═══ Exercise data
@@ -777,6 +794,7 @@
     extern __shared__ __align__(16) float smem[];
     float* sW = smem;
     float* sD = sW + pw_smem_floats(72, NP);
+    float* X = sD + 72 * 28;
     const int br = blockIdx.y;
     const int tiles = HALF == 2 && br == 0 ? 2 : 1;
     if (HALF == 0) {
@@ -792,22 +810,59 @@
     }
     load_floats(sD, p.dw[br], 72 * 28);
     pdl_wait();
+    const int warp = threadIdx.x >> 5, lane = threadIdx.x & 31, g = lane >> 2, t = lane & 3;
+    const int HW = p.H * p.W, items = p.N * p.chunks, CS = p.CS;
+    const Planes& in = p.in[br];
+    auto chunk_rows = [&](int chunk, int& y0, int& len) {
+        const int m = chunk * 16 * kWarps;
+        y0 = m / p.W;
+        len = ((min(HW, m + 16 * kWarps) - 1) / p.W - y0 + 5) * in.Ws;
+    };
+    auto stage = [&](int j) {
+        const int item = blockIdx.x + j / 9 * gridDim.x;
+        if (item < items) {
+            const int n = item / p.chunks;
+            int y0, len;
+            chunk_rows(item - n * p.chunks, y0, len);
+            const float* src = in.base + (long long)n * in.sN + (long long)(8 * (j % 9) + warp) * in.sC + (long long)y0 * in.Ws;
+            float* dst = X + (j % kHeadSlots * 8 + warp) * CS;
+            for (int o = 4 * lane; o < len; o += 128) cp16(dst + o, src + o);
+        }
+        cp_async_commit();
+    };
+    if (CS) {
+        for (int j = 0; j < kHeadSlots - 1; ++j) stage(j);
+    }
     __syncthreads();
-    const int warp = threadIdx.x >> 5, lane = threadIdx.x & 31, g = lane >> 2, t = lane & 3;
-    const int HW = p.H * p.W;
-    const Planes in = p.in[br];
-    for (int item = blockIdx.x; item < p.N * p.chunks; item += gridDim.x) {
-        const int n = item / p.chunks, m0 = (item - n * p.chunks) * 16 * kWarps + 16 * warp;
-        if (m0 >= HW) continue;
+    for (int item = blockIdx.x, j0 = 0; item < items; item += gridDim.x, j0 += 9) {
+        const int n = item / p.chunks, chunk = item - n * p.chunks, m0 = chunk * 16 * kWarps + 16 * warp;
+        if (!CS && m0 >= HW) continue;
+        int y0, len;
+        chunk_rows(chunk, y0, len);
         int off[2]; bool ok[2];
 #pragma unroll
         for (int h = 0; h < 2; ++h) {
             const int m = m0 + g + 8 * h, y = m / p.W, x = m - y * p.W;
             ok[h] = m < HW;
-            off[h] = ok[h] ? in.org + (y - 2) * in.Ws + x - 2 : in.org;
-        }
+            off[h] = CS ? (ok[h] ? (y - y0) * in.Ws + x : 0) : ok[h] ? in.org + (y - 2) * in.Ws + x - 2 : in.org;
+        }
+        auto load_staged = [&](int ks, float (&a)[4]) {
+            cp_async_wait<kHeadSlots - 2>();
+            __syncthreads();
+            stage(j0 + ks + kHeadSlots - 1);
+            const float* slot = X + (j0 + ks) % kHeadSlots * 8 * CS;
+#pragma unroll
+            for (int q = 0; q < 2; ++q) {
+                const float* w = sD + 28 * (8 * ks + t + 4 * q);
+#pragma unroll
+                for (int h = 0; h < 2; ++h) {
+                    const float v = dw5_bn_relu(slot + (t + 4 * q) * CS + off[h], in.Ws, w);
+                    a[2 * q + h] = ok[h] ? v : 0.f;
══════
▸ **Task requirements**: Where the string "continue" shows up in the listing above, copy the line that holds it.

▸ **Task solution**:
-        if (m0 >= HW) continue;
+        if (!CS && m0 >= HW) continue;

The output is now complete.